[Work instructions] Please filter the listing below and copy out the lines that hold "hipLaunchKernelGGL".

==== Data for review

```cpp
template <int VEC, bool QUAD>
__global__ void __launch_bounds__(EK_BLOCK)
ek_view_build_kernel(const uint32_t *__restrict__ act, int64_t n_v, int A,
                     const float *__restrict__ aos, const double *__restrict__ G,
                     const float *__restrict__ dist, const int32_t *__restrict__ assign,
                     float *__restrict__ aos_v, float *__restrict__ out_v,
                     double *__restrict__ G_v, float *__restrict__ dist_v,
                     int32_t *__restrict__ assign_v)
{
    static_assert(EK_BLOCK == 256 && EK_TILE == 256 && EK_WAVE == 64,
                  "four workgroups per tile of the view, one per wave of the pass");
    typedef typename EkViewVec<VEC>::T vec_t;
    constexpr int LPR = EK_VIEW_BCH / VEC;
    constexpr int RPS = EK_BLOCK / LPR;
    constexpr int SWEEPS = EK_VIEW_BROWS / RPS;
    __shared__ float stage[EK_VIEW_BROWS * EK_VIEW_BROWF];
    __shared__ uint32_t src[EK_VIEW_BROWS];
    const int t = threadIdx.x;
    const size_t tile = blockIdx.x >> 2;
    const int qw = blockIdx.x & 3;
    const int64_t p0 = (int64_t)tile * EK_TILE + EK_VIEW_BROWS * qw;
    const int rows_here =
        (int)(n_v - p0 >= EK_VIEW_BROWS ? EK_VIEW_BROWS : (n_v > p0 ? n_v - p0 : 0));
// ... 18 lines not shown
        vec_t v[SWEEPS][3];
#pragma unroll
        for (int it = 0; it < SWEEPS; ++it) {
            const int r = r0 + it * RPS;
            const vec_t *s = (const vec_t *)(aos + (size_t)src[r] * A3 + 3 * a0);
#pragma unroll
            for (int m = 0; m < 3; ++m) {
                const int j = jl + m * LPR;
                if (r < rows_here && j < we)
                    v[it][m] = s[j];
            }
        }
#pragma unroll
        for (int it = 0; it < SWEEPS; ++it) {
            const int r = r0 + it * RPS;
            vec_t *d = (vec_t *)(aos_v + (size_t)(p0 + r) * A3 + 3 * a0);
            float *st = stage + r * EK_VIEW_BROWF;
#pragma unroll
            for (int m = 0; m < 3; ++m) {
                const int j = jl + m * LPR;
                if (r < rows_here && j < we) {
                    d[j] = v[it][m];
                    if constexpr (VEC == 4) {
#pragma unroll
                        for (int x = 0; x < 4; ++x)
                            st[4 * j + x] = v[it][m][x];
                    } else {
                        st[j] = v[it][m];
                    }
                }
            }
        }
        __syncthreads();
        if constexpr (QUAD) {
            ek_view_v4f *dst = (ek_view_v4f *)out_v + tile * (size_t)NQ * 3 * EK_TILE +
                               EK_VIEW_BROWS * qw + slot;
            for (int qq = wv; qq < EK_VIEW_BCH / 4; qq += EK_BLOCK / EK_WAVE) {
// ... 13 lines not shown
                    dst[(size_t)(q * 3 + k) * EK_TILE] = o;
                }
            }
        } else {
            float *tp = out_v + tile * A3 * EK_TILE + EK_VIEW_BROWS * qw + slot;
            const float *row = stage + slot * EK_VIEW_BROWF;
            for (int j = wv; j < w; j += EK_BLOCK / EK_WAVE)
                tp[(size_t)(3 * a0 + j) * EK_TILE] = slot < rows_here ? row[j] : 0.f;
        }
        __syncthreads();
    }
}

void ek_launch_view_build(const uint32_t *act, int64_t n_v, int A, bool quad, const float *aos,
                          const double *G, const float *dist, const int32_t *assign,
                          float *aos_v, float *out_v, double *G_v, float *dist_v,
                          int32_t *assign_v, hipStream_t s)
{
    if (n_v <= 0)
        return;
    const unsigned tiles = (unsigned)((n_v + EK_TILE - 1) / EK_TILE);
#define EK_VIEW_BUILD(VEC, QUAD)                                                          \
    hipLaunchKernelGGL((ek_view_build_kernel<VEC, QUAD>), dim3(4 * tiles), dim3(EK_BLOCK), 0, \
                       s, act, n_v, A, aos, G, dist, assign, aos_v, out_v, G_v, dist_v,   \
                       assign_v)
    if (A % 4 == 0) {
        if (quad)
            EK_VIEW_BUILD(4, true);
        else
            EK_VIEW_BUILD(4, false);
    } else {
        if (quad)
            EK_VIEW_BUILD(1, true);
        else
            EK_VIEW_BUILD(1, false);
    }
#undef EK_VIEW_BUILD
}

__global__ void __launch_bounds__(EK_BLOCK)
// ... 20 lines not shown
}

void ek_launch_view_tiles(const float *qtiles, int64_t n_tiles, int A, float *tiles,
                          hipStream_t s)
{
    if (n_tiles <= 0)
        return;
    const int NQ = (A + 3) / 4;
    const unsigned gy = (unsigned)std::max<int64_t>(
        1, std::min<int64_t>(NQ, 2048 / std::max<int64_t>(n_tiles, 1)));
    hipLaunchKernelGGL(ek_view_tiles_kernel, dim3((unsigned)n_tiles, gy), dim3(EK_BLOCK), 0, s,
                       qtiles, A, NQ, tiles);
}

#define EK_VIEW_LOOK_SEL (8 * EK_VIEW_SEL)
__global__ void __launch_bounds__(EK_BLOCK)
ek_view_look_kernel(const float *__restrict__ dist, int64_t n, const EkCtl *__restrict__ ctl,
                    double rho, double rel, double abs_, uint32_t *__restrict__ count)
{
    __shared__ unsigned red[EK_BLOCK / EK_WAVE];
    const double th = (rho * (double)ctl->last_max - abs_) / (2.0 * (1.0 + rel));
    float theta = (float)th;
    if ((double)theta > th && theta > 0.f)
        theta = __uint_as_float(__float_as_uint(theta) - 1u);
    unsigned mine = 0;
#pragma unroll
    for (int q = 0; q < EK_VIEW_LOOK_SEL / EK_VIEW_SEL; ++q) {
        const int64_t f0 = (((int64_t)blockIdx.x * (EK_VIEW_LOOK_SEL / EK_VIEW_SEL) + q) *
                                EK_BLOCK + threadIdx.x) * EK_VIEW_FPT;
        mine += f0 < n ? (unsigned)__popc(ek_view_flags(dist, f0, n, theta)) : 0u;
    }
    unsigned total;
    (void)ek_view_block_scan(mine, red, &total);
    if (threadIdx.x == 0 && total)
        atomicAdd(count, total);
}

void ek_launch_view_look(const float *dist, int64_t n, const EkCtl *ctl, double rho, double rel,
                         double abs_, uint32_t *count, hipStream_t s)
{
    if (n <= 0)
        return;
    hipLaunchKernelGGL(ek_view_look_kernel,
                       dim3((unsigned)((n + EK_VIEW_LOOK_SEL - 1) / EK_VIEW_LOOK_SEL)),
                       dim3(EK_BLOCK), 0, s, dist, n, ctl, rho, rel, abs_, count);
}

__global__ void __launch_bounds__(EK_BLOCK)
ek_view_diff_kernel(const uint32_t *__restrict__ a, const uint32_t *__restrict__ b, size_t n,
                    unsigned long long *__restrict__ count)
{
    unsigned mine = 0;
    for (size_t i = (size_t)blockIdx.x * EK_BLOCK + threadIdx.x; i < n;
         i += (size_t)gridDim.x * EK_BLOCK)
        mine += a[i] != b[i] ? 1u : 0u;
    if (mine)
        atomicAdd(count, (unsigned long long)mine);
}

void ek_launch_view_diff(const void *a, const void *b, size_t words,
// ... 47 lines not shown
```

Before: 23.41 billion.

## Drop the view's AoS copy and read rows through the active index map

The compacted view no longer keeps its own copy of the AoS coordinates. Round kernels now reach the original AoS array through the view's active-index map via a new ek_round_row helper. This removes a large per-view-build write and its allocation, at the cost of an extra indirection and scattered reads when candidate rows are fetched. It also merges the two view-look kernels into one launch and double-buffers the counters by parity, which drops a memset on each look.

```diff
diff --git a/enspara_amd/csrc/ek_api_run.hip b/enspara_amd/csrc/ek_api_run.hip
--- a/enspara_amd/csrc/ek_api_run.hip
+++ b/enspara_amd/csrc/ek_api_run.hip
@@ -5,7 +5,6 @@
 
 void ek_view_free(ek_ctx *c)
 {
-    (void)ek_dev_free(c->v_aos);
     (void)ek_dev_free(c->v_tiles);
     (void)ek_dev_free(c->v_qtiles);
     (void)ek_dev_free(c->v_G);
@@ -15,11 +14,12 @@
     (void)ek_dev_free(c->v_blockcnt);
     (void)ek_dev_free(c->v_blockoff);
     (void)ek_dev_free(c->v_count);
-    c->v_aos = c->v_tiles = c->v_qtiles = nullptr;
+    (void)ek_dev_free(c->v_selcnt);
+    c->v_tiles = c->v_qtiles = nullptr;
     c->v_G = nullptr;
     c->v_dist = nullptr;
     c->v_assign = nullptr;
-    c->v_act = c->v_blockcnt = c->v_blockoff = c->v_count = nullptr;
+    c->v_act = c->v_blockcnt = c->v_blockoff = c->v_count = c->v_selcnt = nullptr;
     c->view_cap = 0;
 }
 
@@ -36,7 +36,6 @@
 #define EK_VALLOC(ptr, bytes)                                                  \
     if (e == hipSuccess)                                                       \
         e = ek_malloc_named(c, (void **)&(ptr), (bytes), #ptr);
-    EK_VALLOC(c->v_aos, (size_t)cap * A3 * sizeof(float));
     EK_VALLOC(c->v_tiles, nt * A3 * EK_TILE * sizeof(float));
     EK_VALLOC(c->v_qtiles, ek_quad_tiles_bytes((int64_t)nt, c->A));
     EK_VALLOC(c->v_G, (size_t)cap * sizeof(double));
@@ -45,9 +44,10 @@
     EK_VALLOC(c->v_act, (size_t)cap * sizeof(uint32_t));
     EK_VALLOC(c->v_blockcnt, nblk * sizeof(uint32_t));
     EK_VALLOC(c->v_blockoff, nblk * sizeof(uint32_t));
-    EK_VALLOC(c->v_count, 2 * sizeof(uint32_t));
-    if (e == hipSuccess)
-        e = hipMemsetAsync(c->v_count, 0, 2 * sizeof(uint32_t), c->stream);
+    EK_VALLOC(c->v_count, 4 * sizeof(uint32_t));
+    EK_VALLOC(c->v_selcnt, sizeof(uint32_t));
+    if (e == hipSuccess)
+        e = hipMemsetAsync(c->v_count, 0, 4 * sizeof(uint32_t), c->stream);
 #undef EK_VALLOC
     if (e != hipSuccess) {
         (void)hipGetLastError();
@@ -59,6 +59,7 @@
         EK_HIP(e);
     }
     c->view_cap = cap;
+    c->v_parity = 0;
     return EK_OK;
 }
 
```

========

[Answer space]
    hipLaunchKernelGGL((ek_view_build_kernel<VEC, QUAD>), dim3(4 * tiles), dim3(EK_BLOCK), 0, \
    hipLaunchKernelGGL(ek_view_tiles_kernel, dim3((unsigned)n_tiles, gy), dim3(EK_BLOCK), 0, s,
    hipLaunchKernelGGL(ek_view_look_kernel,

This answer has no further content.